NB06
Impact of Ocrelizumab Treatment on PML Risk Biomarkers

Thursday, May 31, 2018
Exhibit Hall A (Nashville Music City Center)
Eric Williamson, MD , Neurology, University of Pennsylvania, Philadelphia, PA
Jakob Dobrowolski, BS , Neurology, University of Pennsylvania, Philadelphia, PA



Background: John Cunningham virus (JCV) infection is highly prevalent and typically asymptomatic. Nevertheless, immunosuppressed patients may develop a severe opportunistic JCV brain infection resulting in a fatal disease called Progressive Multifocal Leukoencephalopathy (PML). Some Multiple Sclerosis (MS) disease-modifying treatments, such as natalizumab, carry a known risk of PML. Clinicians have the ability to gauge PML risk by evaluating a patient’s JCV antibody titer, with higher titers suggesting higher PML risk. Lymphopenia may also be a PML risk factor, especially if JCV titers are high. These biomarkers are used to avoid the risk of PML in MS patients. PML risk for MS patients receiving a newly approved anti-CD20 monoclonal antibody therapy, called ocrelizumab, has not yet been well established. As many patients are switching from other MS treatments to ocrelizumab, examining the impact of ocrelizumab on JCV indices and lymphocyte counts may be helpful to evaluate these patient’s PML risk. More assessment of the therapy’s impact on the results of, or the ability to utilize a tool such as a JCV antibody test is warranted.

Objectives: The aim of this study was to follow a cohort of MS patients treated at PennMedicine as they switched to ocrelizumab and assess how these patient’s JCV antibody titers and lymphocyte profiles fluctuated in response to the treatment change.

Methods: This is a retrospective review of medical records from patients treated at the PennMedicine Multiple Sclerosis Center. We compiled a database of patients who had recorded multiple previous JCV index values and lymphocyte profiles and followed them as they switched to ocrelizumab.
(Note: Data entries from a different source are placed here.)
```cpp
int mvg_conv_fprop_split_affine(const mvg_conv_desc *d, const void *x_sp, const float *x_sinv, const void *w_sp, const float *w_sinv,
                                void *out, int out_sp, const float *scale, const float *shift, const void *residual, int residual_sp,
                                int relu, void *stream) {
  MVG_REQUIRE(scale && shift && out, "fprop_split_affine: scale, shift and out are required");
  const SplitAffine a = {scale, shift, residual, residual_sp, relu, out_sp, 0, nullptr, nullptr, nullptr, nullptr};
// ... 64 lines not shown
                       (bnf ? 8.25 : 4.0) * d->groups * (double)d->n * d->h * d->w * d->cin +
                       (bna ? 8.0 : 0.0) * d->groups * (double)d->n * d->ho * d->wo * d->cout;
  const bool lin = d->r == 1 && d->s == 1 && d->h == 1 && d->w == 1;
  ProfScope ps(lin ? MVG_K_LINEAR_DGRAD : MVG_K_CONV_DGRAD, (hipStream_t)stream, flops, bytes);
  if (int e = dgrad_classes(p, d, bnf != nullptr, 4, dx, addend, (hipStream_t)stream)) return e;
  if (p.ncls == 0) return 0;
  return launch_igemm_split<true>(p, (hipStream_t)stream, lin_kernel, d->r * d->s, (long long)d->n * d->h * d->w, bna ? A_DY : A_DMA);
}

int mvg_conv_dgrad_split(const mvg_conv_desc *d, const void *dy_sp, const float *dy_sinv, const void *w_crsk_sp, const float *w_sinv,
                         float *dx, const float *addend, const void *relu_mask_sp, void *stream) {
  MVG_REQUIRE(!relu_mask_sp || d->stride == 1, "dgrad_split: the sp ReLU mask is for stride-1 launches (Linear layers)");
  return dgrad_split_impl(d, dy_sp, dy_sinv, w_crsk_sp, w_sinv, dx, addend, stream, nullptr, relu_mask_sp);
}

int mvg_conv_dgrad_split_stages(const mvg_conv_desc *d, int fused_reduce) {
  if (validate_split(d)) return -1;
  IgemmParams p;
  memset(&p, 0, sizeof(p));
  if (dgrad_geometry(p, d, SP_BYTES, SP_BYTES, "split conv")) return -1;
  DgradDropped dropped;
  dgrad_plan_classes(p, d, fused_reduce != 0, dropped);
  return split_conv_stages(split_plan(p.ncols, d->r * d->s, (long long)d->n * d->h * d->w, p.groups, false, p.cls, p.ncls));
}

int mvg_conv_dgrad_bn_partials_split(const mvg_conv_desc *d) {
  if (validate_split(d)) return -1;
  return dgrad_bn_partials(d, split_tile_rows(d->cin, d->r * d->s, (long long)d->n * d->h * d->w));
}

static int dgrad_split_bnreduce_impl(const char *who, const mvg_conv_desc *d, const void *dy_sp, const float *dy_sinv, const void *w_crsk_sp,
                                     const float *w_sinv, float *dx, const float *addend, const float *bn_y, const uint8_t *bn_bits,
                                     const float *bn_mean, const float *bn_invstd, const float *relu_scale, const float *relu_shift,
                                     float *partials, float *s1, float *s2, float *dgamma, float *dbeta, int accumulate, float *mx,
                                     const float *bn_gamma, float *dx_dy_sinv, void *stream, const SplitBnApply *bna) {
  MVG_REQUIRE(bn_y && bn_mean && bn_invstd && partials && s1 && s2, "%s: null argument", who);
  MVG_REQUIRE((bn_gamma == nullptr) == (dx_dy_sinv == nullptr) && (!dx_dy_sinv || mx), "%s: bn_gamma, dx_dy_sinv (and mx) go together", who);
  MVG_REQUIRE(!(bn_bits && relu_scale) && ((relu_scale == nullptr) == (relu_shift == nullptr)),
              "%s: give the ReLU mask either as bits or as (relu_scale, relu_shift)", who);
  const int P = mvg_conv_dgrad_bn_partials_split(d);
  MVG_REQUIRE(P > 0, "%s: bad descriptor", who);
  const SplitBnFuse f = {bn_y, bn_bits, bn_mean, bn_invstd, relu_scale, relu_shift, partials, mx ? 3 : 2};
  if (dgrad_split_impl(d, dy_sp, dy_sinv, w_crsk_sp, w_sinv, dx, addend, stream, &f, nullptr, false, nullptr, bna)) return 1;
  ProfScope ps(MVG_K_BN_BWD_REDUCE, (hipStream_t)stream, 0.0, 8.0 * d->groups * (double)P * d->cin);
  return bn_bwd_finalize_launch(partials, d->groups, P, d->cin, s1, s2, dgamma, dbeta, accumulate, (hipStream_t)stream, mx, nullptr, nullptr,
                                bn_gamma, bn_invstd, (long long)d->n * d->h * d->w, dx_dy_sinv);
// ... 248 lines not shown
```

rot-mvgaze_amd/csrc/conv_split_igemm.inc:

```
#ifndef MVG_SPLIT_RNG
#error "conv_split_igemm.inc: define MVG_SPLIT_RNG (0 or 1) before including"
#endif
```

Results: Of the over 200 patients receiving ocrelizumab, over a quarter had previous JCV antibody tests. More than a third of these patients with prior JCV tests had at least one repeat JCV test after their first ocrelizumab infusion. Following the first treatment, JCV indexes rose by 0.047 (SD=0.181) on average. At least two patients in our cohort underwent JCV seroconversion after treatment change. As expected, ocrelizumab eradicated the CD19 B-cell population. CD3 Lymphocytes dropped on average by 254 cells/uL (SD=624 cells/uL) and the CD8 population dropped on average more than 90 cells/uL (SD=190 cells/uL) after ocrelizumab infusion.

Conclusions: After receiving ocrelizumab, patients on-average experienced a rise in JCV indices and a decline of B-cell populations. Further evaluation of this treatment’s long-term impact on PML risk is advised.